Merchants report that 1.3% of accepted orders this year have turned out to be fraudulent, up from 1.1% last year. And they report they are reviewing 27% of orders, up from 23% in 2006. Of the orders merchants review, 75% are accepted as legitimate.
Merchants rejected 4.2% of U.S. and Canadian orders on suspicion of fraud. The survey reports that orders originating from outside the U.S. and Canada are 2.8 times more likely to be fraudulent.
"E-commerce in the U.S. today is a highly rewarding channel that is showing vigorous growth,” says Doug Schwegman, CyberSource director of customer and market intelligence. "But it`s also a channel with meaningful challenges posed by systematic fraud.
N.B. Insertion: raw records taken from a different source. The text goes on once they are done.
## Decode work items once in fetcher thread and broadcast full descriptor via LDS

The fetching thread now fully decodes each work item (tile, segment, split, row range, stage count) into an 80-byte descriptor stored in shared memory. Every wave then reads it with vector LDS loads instead of redoing the integer division and offset lookups. Divisions use 32-bit unsigned arithmetic when a new 'narrow' flag shows the sizes fit. The intent is to cut scalar decode and global offset-load latency per item, at the cost of more LDS traffic and a larger serial step in the fetcher thread. A host-side describe API is added for testing.

After: 21350 (median of 6 runs). No clear change (+0.3%).

```diff
diff --git a/cvmatrix_amd/_lib.py b/cvmatrix_amd/_lib.py
--- a/cvmatrix_amd/_lib.py
+++ b/cvmatrix_amd/_lib.py
@@ -25,7 +25,7 @@
     "cvm_pls_sse_workspace_bytes", "cvm_pls_validation_sse",
     "cvm_ridge_workspace_bytes", "cvm_ridge_fit",
     "cvm_pcr_workspace_bytes", "cvm_pcr_fit",
-    "cvm_cv_predict", "cvm_cv_predict_plan",
+    "cvm_cv_predict", "cvm_cv_predict_plan", "cvm_describe_items",
 )
 
 _lib = None
@@ -138,6 +138,9 @@
     lib.cvm_debug_resident.argtypes = [C.c_int]
     lib.cvm_plan_fold.restype = C.c_int
     lib.cvm_plan_fold.argtypes = [i64, i64, C.c_int, C.c_int, C.c_int, u32, sz, vp]
+    lib.cvm_describe_items.restype = C.c_int
+    lib.cvm_describe_items.argtypes = [i64, vp, i64, i64, C.c_int, C.c_int, C.c_int, C.c_int, C.c_int, C.c_int,
+                                       C.c_int, i64, i64, vp, vp]
     _lib = lib
     return lib
 
diff --git a/cvmatrix_amd/csrc/cvmhip.hip b/cvmatrix_amd/csrc/cvmhip.hip
--- a/cvmatrix_amd/csrc/cvmhip.hip
+++ b/cvmatrix_amd/csrc/cvmhip.hip
@@ -517,4 +517,40 @@
   return CVM_OK;
 }
 
-}
+int cvm_describe_items(int64_t n_seg, const int64_t *host_offsets, int64_t N, int64_t seg0, int K, int M,
+                       int diag_only, int s_off, int s_diag, int diag_first, int wide, int64_t q0, int64_t nq,
+                       int64_t *out, int64_t *info) {
+  if (!info || (nq > 0 && !out) || K <= 0 || M < 0 || n_seg < 1 || n_seg > 0x7fffffff || s_off < 1 || s_diag < 1 ||
+      s_off > 65535 || s_diag > 65535 || diag_first < 0 || diag_first > 2 || q0 < 0 || nq < 0 || seg0 < 0 ||
+      (diag_first == 2 && (s_off != 1 || s_diag != 1)) || (!host_offsets && n_seg != 1))
+    return fail(CVM_EINVAL, "cvm_describe_items: bad argument%s");
+  Plan p;
+  p.g = make_geom(K, M, 8, diag_only);
+  set_plan_splits(p, s_off, s_diag);
+  WgramArgs<double> a;
+  memset(&a, 0, sizeof(a));
+  a.N = N; a.seg0 = seg0;
+  set_items(a, p, n_seg);
+  a.diag_first = diag_first;
+  if (diag_first == 2) {
+    a.fpx = (int)((n_seg + 7) / 8);
+    const int per0 = p.g.diag_only ? 0 : p.g.nTiles - p.g.P, per1 = p.g.P * p.g.Yc;
+    a.ipx0 = (long)a.fpx * per0; a.ipx1 = (long)a.fpx * per1;
+    set_narrow(a);
+  }
+  if (wide) a.narrow = 0;
+  info[0] = a.ipx0 + a.ipx1; info[1] = a.n_items0; info[2] = a.ipx0; info[3] = a.n_items1; info[4] = a.ipx1;
+  info[5] = a.narrow; info[6] = a.fpx; info[7] = a.splits;
+  for (int x = 0; x < 8; ++x)
+    for (int64_t i = 0; i < nq; ++i) {
+      ItemDesc d;
+      describe_item(a, host_offsets, x, (long)(q0 + i), d);
+      int64_t *o = out + ((size_t)x * nq + i) * 16;
+      o[0] = d.valid; o[1] = d.xcd; o[2] = d.q; o[3] = d.seg; o[4] = d.sp; o[5] = d.nsp; o[6] = d.it; o[7] = d.ti;
+      o[8] = d.tj; o[9] = d.yc; o[10] = d.nstages; o[11] = d.pad_; o[12] = d.u; o[13] = d.seg_begin; o[14] = d.r0;
+      o[15] = d.r1;
+    }
+  return CVM_OK;
+}
+
+}
diff --git a/cvmatrix_amd/csrc/geometry.hpp b/cvmatrix_amd/csrc/geometry.hpp
--- a/cvmatrix_amd/csrc/geometry.hpp
+++ b/cvmatrix_amd/csrc/geometry.hpp
@@ -86,6 +86,7 @@
   int *stat_flags;
   int diag_first;
   int fpx;
+  int narrow;
   int *fused_status;
   unsigned long long *retry_items;
   int retry_mode;
@@ -146,7 +147,7 @@
   a.fstats = r->fstats; a.G = r->G; a.H = r->H;
   a.out_XTX = r->out_XTX; a.out_XTY = r->out_XTY; a.flags = r->flags;
   a.stat_flags = r->stat_flags; a.diag_first = r->diag_first; a.gstats = r->gstats;
-  a.fpx = r->fpx; a.fused_status = r->fused_status; a.retry_items = r->retry_items;
+  a.fpx = r->fpx; a.narrow = r->narrow; a.fused_status = r->fused_status; a.retry_items = r->retry_items;
   a.retry_mode = r->retry_mode; a.test_mode = r->test_mode; a.status_out = r->status_out;
   a.ddof = r->ddof; a.resolution = r->resolution;
   a.out_muX = r->out_muX; a.out_sdX = r->out_sdX; a.out_muY = r->out_muY; a.out_sdY = r->out_sdY;
@@ -163,20 +164,26 @@
   return i * P - i * (i - 1) / 2 + (j - i);
 }
 
-__device__ __forceinline__ void decode_off_tile(int k, int P, int &ti, int &tj) {
+__host__ __device__ __forceinline__ void decode_off_tile(int k, int P, int &ti, int &tj) {
   int i = 0, rem = k;
   while (rem >= P - 1 - i) { rem -= P - 1 - i; ++i; }
   ti = i; tj = i + 1 + rem;
 }
 
+__host__ __device__ __forceinline__ long div_nn(long a, long b, bool narrow) {
+  return narrow ? (long)((unsigned)a / (unsigned)b) : a / b;
+}
+
 struct Item { int seg, sp, nsp, it, ti, tj, yc; long u; };
-template <typename T> __device__ __forceinline__ bool decode_slot(const WgramArgs<T> &a, int xcd, long q, Item &o) {
+template <typename T>
+__host__ __device__ __forceinline__ bool decode_position(const WgramArgs<T> &a, int xcd, long q, Item &o) {
   const Geom &g = a.g;
+  const bool narrow = a.narrow != 0;
   long item, cu;
   int k;
   if (a.diag_first == 2) {
     const int per = g.nT;
-    const long fl = q / per;
+    const long fl = div_nn(q, per, narrow);
     k = (int)(q - fl * per);
     const long sg = (long)xcd * a.fpx + fl;
     if (fl >= a.fpx || sg >= a.n_seg) return false;
@@ -191,17 +198,19 @@
       o.yc = 0;
       o.it = tile_id(o.ti, o.tj, g.P);
     }
-    o.seg = uni((int)sg); o.sp = 0; o.nsp = 1; o.it = uni(o.it);
-    o.ti = uni(o.ti); o.tj = uni(o.tj); o.yc = uni(o.yc);
+    o.seg = (int)sg; o.sp = 0; o.nsp = 1;
     o.u = (long)o.seg * a.splits;
     return true;
   }
-  if (a.diag_first) q = q < a.ipx1 ? q + a.ipx0 : q - a.ipx1;
+  if (a.diag_first) {
+    if (q >= a.ipx0 + a.ipx1) return false;
+    q = q < a.ipx1 ? q + a.ipx0 : q - a.ipx1;
+  }
   if (q < a.ipx0) {
     item = (long)xcd * a.ipx0 + q;
     if (item >= a.n_items0) return false;
     const int per = g.nTiles - g.P;
-    cu = item / per; k = (int)(item - cu * per);
+    cu = div_nn(item, per, narrow); k = (int)(item - cu * per);
     o.nsp = a.s_off;
     decode_off_tile(k, g.P, o.ti, o.tj);
     o.yc = 0;
@@ -212,32 +221,85 @@
     item = (long)xcd * a.ipx1 + q1;
     if (item >= a.n_items1) return false;
     const int per = g.P * g.Yc;
-    cu = item / per; k = (int)(item - cu * per);
+    cu = div_nn(item, per, narrow); k = (int)(item - cu * per);
     o.nsp = a.s_diag;
     if (g.diag_only) { o.ti = o.tj = k / g.Yc; o.yc = k - o.ti * g.Yc; }
     else if (k < g.P) { o.ti = o.tj = k; o.yc = 0; }
     else { const int e = k - g.P; o.ti = o.tj = e / (g.Yc - 1); o.yc = 1 + e - o.ti * (g.Yc - 1); }
     o.it = tile_id(o.ti, o.ti, g.P);
   }
-  o.seg = (int)(cu / o.nsp);
+  o.seg = (int)div_nn(cu, o.nsp, narrow);
   o.sp = (int)(cu - (long)o.seg * o.nsp);
+  o.u = (long)o.seg * a.splits + o.sp;
+  return true;
+}
+template <typename T> __device__ __forceinline__ bool decode_item(const WgramArgs<T> &a, long b, Item &o) {
+  const long b0 = 8 * a.ipx0;
+  const long bb = b - b0;
+  if (!(b < b0 ? decode_position(a, (int)(b & 7), b >> 3, o) : decode_position(a, (int)(bb & 7), a.ipx0 + (bb >> 3), o)))
+    return false;
   o.seg = uni(o.seg); o.sp = uni(o.sp); o.nsp = uni(o.nsp); o.it = uni(o.it);
   o.ti = uni(o.ti); o.tj = uni(o.tj); o.yc = uni(o.yc);
   o.u = (long)o.seg * a.splits + o.sp;
   return true;
 }
-template <typename T> __device__ __forceinline__ bool decode_item(const WgramArgs<T> &a, long b, Item &o) {
-  const long b0 = 8 * a.ipx0;
-  if (b < b0) return decode_slot(a, (int)(b & 7), b >> 3, o);
-  const long bb = b - b0;
-  return decode_slot(a, (int)(bb & 7), a.ipx0 + (bb >> 3), o);
-}
-
-__device__ __forceinline__ void split_range(int64_t n, int splits, int sp, int64_t &r0, int64_t &r1) {
-  int64_t per = (n + splits - 1) / splits;
+
+__host__ __device__ __forceinline__ void split_range(int64_t n, int splits, int sp, int64_t &r0, int64_t &r1,
+                                                     bool narrow = false) {
+  int64_t per = div_nn(n + splits - 1, splits, narrow);
   per = (per + STAGE_ROWS - 1) / STAGE_ROWS * STAGE_ROWS;
   r0 = (int64_t)sp * per; if (r0 > n) r0 = n;
   r1 = r0 + per; if (r1 > n) r1 = n;
+}
+
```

Merchants did see their online sales grow approximately 20%, but the costs of managing fraud grew a nearly identical amount. The picture is one of merchants swimming harder against an accelerating current.”
CyberSource also reports that merchants are adding anti-fraud tools to their e-commerce systems, with the average number of tools employed by merchants this year at 5.4 vs. 4.8 the year before. 53% of merchants surveyed used five or more fraud detection tools. The largest merchants used an average of eight. Such advanced fraud screening techniques include velocity monitoring, which detects suspicious purchase patterns, and IP geolocation, which can help pinpoint the geographical origination point of an order on the Internet.
CyberSource also reports that the transaction chargeback figures from the card companies understate the extent of merchants’ fraud losses. CyberSource asks merchants in the survey to estimate the percent of orders they accept that later turn out to be fraudulent, including orders consumers charged back through the banking system as well as any direct credits or reversals they issue. According to merchants in 2007, formal fraud chargebacks represent only about 44% of the fraud they experience. 56% were handled by merchants through reversals or credits to the consumer.